Data to use Start Marker
@@ -296,11 +300,13 @@
 }
 
 template <int QB> struct AttnAcc { f32x4 o[4][QB]; float m[QB], l[QB]; };
-template <int QB, bool SK = false>
+template <int QB, bool SK = false, int NW = 4, int NSTG = 3>
 __device__ __forceinline__ bool attn_pp16mq_body(const f16* __restrict__ q, const f16* __restrict__ k, const f16* __restrict__ v, f16* __restrict__ out,
                                                  int Ntok, int nh, int bh, int q_base, char* smem, int tb_in = 0, int te_in = 0, AttnAcc<QB>* acc = nullptr,
                                                  const char* seed_k = nullptr) {
-    constexpr int NW = 4, NPW = 4;
+    static_assert(NW == 2 || NW == 4, "a ring's 16 one-KiB pieces per tile are split evenly over its waves");
+    static_assert(NSTG == 2 || NSTG == 3, "ring depth");
+    constexpr int NPW = 16 / NW, DIST = NSTG - 1;
     const int tid = threadIdx.x, lane = tid & 63;
     const int wave = __builtin_amdgcn_readfirstlane(tid >> 6) & (NW - 1);
     const int l15 = lane & 15, g4 = lane >> 4;
@@ -317,7 +323,8 @@
     const char* kbase = reinterpret_cast<const char*>(k + (size_t)bh * Ntok * 64);
     const char* vbase = reinterpret_cast<const char*>(v + (size_t)bh * Ntok * 64);
     const int prow = lane >> 3, pch = lane & 7;
-    unsigned doff[NPW], doff_last[NPW];
+    constexpr int NOFF = NW == 2 ? NPW / 2 : NPW;
+    unsigned doff[NOFF], doff_last[NOFF];
     const int ntiles = (Ntok + 63) >> 6;
     const int tb = SK ? tb_in : 0, te = SK ? te_in : ntiles;
 #pragma unroll
@@ -326,19 +333,22 @@
         const int row = (p & 7) * 8 + prow;
         const int ksw = ((row >> 1) & 1) | (((row >> 3) & 3) << 1);
         const int vsw = (((row >> 1) & 1) << 1) | (((row >> 3) & 1) << 2);
-        doff[i] = (unsigned)(row * 128 + ((pch ^ (p >= 8 ? vsw : ksw)) << 4));
+        const unsigned d = (unsigned)(row * 128 + ((pch ^ (p >= 8 ? vsw : ksw)) << 4));
         const int over = (ntiles - 1) * 64 + row - (Ntok - 1);
-        doff_last[i] = doff[i] - (over > 0 ? (unsigned)over * 128u : 0u);
+        const unsigned dl = d - (over > 0 ? (unsigned)over * 128u : 0u);
+        if (i < NOFF) { doff[i] = d; doff_last[i] = dl; }
+        else { doff[i - NOFF] |= d << 16; doff_last[i - NOFF] |= dl << 16; }
     }
     auto issue = [&](int t) {
-        char* st = smem + ((SK ? t - tb : t) % 3) * AP_STAGE;
+        char* st = smem + ((SK ? t - tb : t) % NSTG) * AP_STAGE;
         const char* kt = uniform_ptr(kbase + (size_t)t * 8192);
         const char* vt = uniform_ptr(vbase + (size_t)t * 8192);
         const bool last = t >= ntiles - 1;
 #pragma unroll
         for (int i = 0; i < NPW; i++) {
             const int p = wave + NW * i;
-            __builtin_amdgcn_global_load_lds(AP_GPTR((p >= 8 ? vt : kt) + (last ? doff_last[i] : doff[i])), AP_LPTR(st + p * 1024), 16, 0, 0);
+            const unsigned o = last ? doff_last[i % NOFF] : doff[i % NOFF];
+            __builtin_amdgcn_global_load_lds(AP_GPTR((p >= 8 ? vt : kt) + (NOFF == NPW ? o : i < NOFF ? o & 0xffffu : o >> 16)), AP_LPTR(st + p * 1024), 16, 0, 0);
         }
     };
     const int kswl = ((l15 >> 1) & 1) | ((l15 >> 2) << 1);
@@ -362,7 +372,7 @@
         m_run[qb] = -1e30f; l_run[qb] = 0.f;
     }
     issue(tb);
-    if (te - tb > 1) issue(tb + 1);
+    if (DIST > 1 && te - tb > 1) issue(tb + 1);
 
     int stage = 0;
     const char* ka[2];
@@ -370,13 +380,13 @@
     f32x4 sc[4][QB];
     float psum[QB];
     auto tile_head = [&](int t, bool with_issue = true) {
-        if (t + 1 < te) asm volatile("s_waitcnt vmcnt(%0)" ::"n"(NPW) : "memory");
+        if (DIST > 1 && t + 1 < te) asm volatile("s_waitcnt vmcnt(%0)" ::"n"(NPW) : "memory");
         else asm volatile("s_waitcnt vmcnt(0)" ::: "memory");
         __builtin_amdgcn_s_barrier();
         asm volatile("" ::: "memory");
-        if (with_issue && t + 2 < te) issue(t + 2);
+        if (with_issue && t + DIST < te) issue(t + DIST);
         const int so = stage * AP_STAGE;
-        stage = stage == 2 ? 0 : stage + 1;
+        stage = stage == NSTG - 1 ? 0 : stage + 1;
 #pragma unroll
         for (int ks = 0; ks < 2; ks++) ka[ks] = smem + (kaddr[ks] + so);
 #pragma unroll
@@ -391,19 +401,22 @@
             pf[s2] = __builtin_bit_cast(u32x4, hp);
         }
     };
-    auto pv_block = [&](int qb, const u32x4 (&pf)[2]) {
+    auto pv_block = [&](int qb, const u32x4 (&pf)[2], bool lo_only = false) {
         l_run[qb] += psum[qb];
 #pragma unroll
         for (int s2 = 0; s2 < 2; s2++)
 #pragma unroll
             for (int db = 0; db < 4; db++) {
+                if (s2 == 1 && lo_only) break;
                 const u32x4 vf = tr_pair(va[db] + (32 * s2) * 128, va[db] + (32 * s2 + 4) * 128);
                 mma16<f16>(o[db][qb], vf, pf[s2]);
             }
     };
     auto exact_block = [&](int t, bool last, int qb) {
+        const bool lo_only = last && t * 64 + 32 >= Ntok;
 #pragma unroll
         for (int kb = 0; kb < 4; kb++) {
+            if (kb >= 2 && lo_only) { sc[kb][qb] = f32x4{-1e30f, -1e30f, -1e30f, -1e30f}; continue; }
             const int koff = (32 * (kb >> 1) + 4 * (kb & 1)) * 128;
             const u32x4 kf0 = *reinterpret_cast<const u32x4*>(ka[0] + koff), kf1 = *reinterpret_cast<const u32x4*>(ka[1] + koff);
             sc[kb][qb] = f32x4{0.f, 0.f, 0.f, 0.f};
@@ -441,6 +454,7 @@
         for (int kb = 0; kb < 4; kb++)
 #pragma unroll
             for (int r = 0; r < 4; r++) {
+                if (kb >= 2 && lo_only) { sc[kb][qb][r] = 0.f; continue; }
                 sc[kb][qb][r] = __builtin_amdgcn_exp2f(sc[kb][qb][r] - m_new);
                 ps += sc[kb][qb][r];
             }
@@ -449,7 +463,7 @@
         psum[qb] = ps;
         u32x4 pf[2];
         pack(qb, pf);
-        pv_block(qb, pf);
+        pv_block(qb, pf, lo_only);
     };
     auto qk_block = [&](int qb, const u32x4 (&kf)[4][2]) {
 #pragma unroll
@@ -512,7 +526,7 @@
                 kf[kb][1] = *reinterpret_cast<const u32x4*>(ka[1] + koff);
             }
             __builtin_amdgcn_sched_barrier(0);
-            if (t + 2 < te) issue(t + 2);
+            if (t + DIST < te) issue(t + DIST);
             __builtin_amdgcn_sched_barrier(0);
 #pragma unroll
             for (int qb = 0; qb < QB; qb++) qk_block(qb, kf);
@@ -585,9 +599,43 @@
 }
 
 template <int QB>
-__global__ __launch_bounds__(256, QB > 2 ? 2 : 3) void attn_pp16mq_kernel(const f16* __restrict__ q, const f16* __restrict__ k, const f16* __restrict__ v,
-                                                            f16* __restrict__ out, int Ntok, int nh, int xcd_remap, int q_start) {
-    extern __shared__ __attribute__((aligned(16))) char smem[];
+__device__ __forceinline__ int attn_pp16mq_wg(const f16* __restrict__ q, const f16* __restrict__ k, const f16* __restrict__ v, f16* __restrict__ out,
+                                              int Ntok, int nh, int xcd_remap, int q_start, int nbh, char* smem) {
+    if constexpr (QB == 4) if (xcd_remap & 4) {
+        const int nfull = Ntok >> 8, nfw = nfull * nbh, ntw = (nbh + 1) >> 1;
+        const bool first = (xcd_remap & 8) != 0, remap = (xcd_remap & 1) && (nbh & 15) == 0;
+        const int lin = blockIdx.x;
+        const bool tail = first ? lin < ntw : lin >= nfw;
+        if (!tail) {
+            const int f = first ? lin - ntw : lin;
+            int bh, qblk;
+            if (remap) {
+                const int x = f & 7, s = f >> 3, hs = s / nfull;
+                bh = x + 8 * hs;
+                qblk = s - hs * nfull;
+            } else {
+                bh = f / nfull;
+                qblk = f - bh * nfull;
+            }
+            attn_pp16mq_body<4>(q, k, v, out, Ntok, nh, bh, qblk * 256, smem);
+            return 0;
+        }
+        const int j = first ? lin : lin - nfw;
+        const int pair = __builtin_amdgcn_readfirstlane(threadIdx.x >> 6) >> 1;
+        const int bh = remap ? (j & 7) + 8 * (2 * (j >> 3) + pair) : 2 * j + pair;
+        const int q_base = nfull * 256, rest = Ntok - q_base;
+        char* ring = smem + pair * (2 * AP_STAGE);
+        if (bh >= nbh) {
+            for (int t = 0, nt = (Ntok + 63) >> 6; t < nt; t++) __builtin_amdgcn_s_barrier();
+        } else if (rest <= 32) {
+            attn_pp16mq_body<1, false, 2, 2>(q, k, v, out, Ntok, nh, bh, q_base, ring);
+        } else if (rest <= 64) {
+            attn_pp16mq_body<2, false, 2, 2>(q, k, v, out, Ntok, nh, bh, q_base, ring);
+        } else {
+            attn_pp16mq_body<4, false, 2, 2>(q, k, v, out, Ntok, nh, bh, q_base, ring);
+        }
+        return 2;
+    }
     int bh = blockIdx.y, qblk = blockIdx.x;
     if (((gridDim.y & 7) == 0) && (xcd_remap & 1)) {
         const int lin = blockIdx.y * gridDim.x + blockIdx.x;
@@ -598,9 +646,30 @@
     }
     const int q_base = q_start + qblk * (64 * QB);
     if constexpr (QB == 4) if (xcd_remap & 2) {
-        if (Ntok - q_base <= 128) { attn_pp16mq_body<2>(q, k, v, out, Ntok, nh, bh, q_base, smem); return; }
+        if (Ntok - q_base <= 128) { attn_pp16mq_body<2>(q, k, v, out, Ntok, nh, bh, q_base, smem); return 1; }
     }
     attn_pp16mq_body<QB>(q, k, v, out, Ntok, nh, bh, q_base, smem);
+    return 0;
+}
+
+template <int QB>
+__global__ __launch_bounds__(256, QB > 2 ? 2 : 3) void attn_pp16mq_kernel(const f16* __restrict__ q, const f16* __restrict__ k, const f16* __restrict__ v,
+                                                            f16* __restrict__ out, int Ntok, int nh, int xcd_remap, int q_start, int nbh,
+                                                            unsigned long long* ts) {
+    extern __shared__ __attribute__((aligned(16))) char smem[];
+    unsigned long long* wts = nullptr;
+    if (ts) {
+        wts = ts + 4 * (size_t)(blockIdx.y * gridDim.x + blockIdx.x);
+        if (threadIdx.x == 0) {
+            wts[0] = __builtin_amdgcn_s_memtime();
+            wts[2] = (unsigned)__builtin_amdgcn_s_getreg((31 << 11) | 4) | ((unsigned long long)(unsigned)__builtin_amdgcn_s_getreg((31 << 11) | 20) << 32);
+        }
+    }
+    const int kind = attn_pp16mq_wg<QB>(q, k, v, out, Ntok, nh, xcd_remap, q_start, nbh, smem);
+    if (wts && (threadIdx.x & 63) == 0) {
+        atomicMax(wts + 1, (unsigned long long)__builtin_amdgcn_s_memtime());
+        if (threadIdx.x == 0) wts[3] = (unsigned long long)kind;
+    }
 }
 
 constexpr int AP_KS_MIN_TILES = 8;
Data to use End Marker
» Exercise description
What is asked for is an exact copy of the lines above from the one containing "int Ntok, int nh, int bh, int" through the one containing "const int ksw = ((row", and only those.

» Reply
                                                  int Ntok, int nh, int bh, int q_base, char* smem, int tb_in = 0, int te_in = 0, AttnAcc<QB>* acc = nullptr,
                                                  const char* seed_k = nullptr) {
-    constexpr int NW = 4, NPW = 4;
+    static_assert(NW == 2 || NW == 4, "a ring's 16 one-KiB pieces per tile are split evenly over its waves");
+    static_assert(NSTG == 2 || NSTG == 3, "ring depth");
+    constexpr int NPW = 16 / NW, DIST = NSTG - 1;
     const int tid = threadIdx.x, lane = tid & 63;
     const int wave = __builtin_amdgcn_readfirstlane(tid >> 6) & (NW - 1);
     const int l15 = lane & 15, g4 = lane >> 4;
@@ -317,7 +323,8 @@
     const char* kbase = reinterpret_cast<const char*>(k + (size_t)bh * Ntok * 64);
     const char* vbase = reinterpret_cast<const char*>(v + (size_t)bh * Ntok * 64);
     const int prow = lane >> 3, pch = lane & 7;
-    unsigned doff[NPW], doff_last[NPW];
+    constexpr int NOFF = NW == 2 ? NPW / 2 : NPW;
+    unsigned doff[NOFF], doff_last[NOFF];
     const int ntiles = (Ntok + 63) >> 6;
     const int tb = SK ? tb_in : 0, te = SK ? te_in : ntiles;
 #pragma unroll
@@ -326,19 +333,22 @@
         const int row = (p & 7) * 8 + prow;
         const int ksw = ((row >> 1) & 1) | (((row >> 3) & 3) << 1);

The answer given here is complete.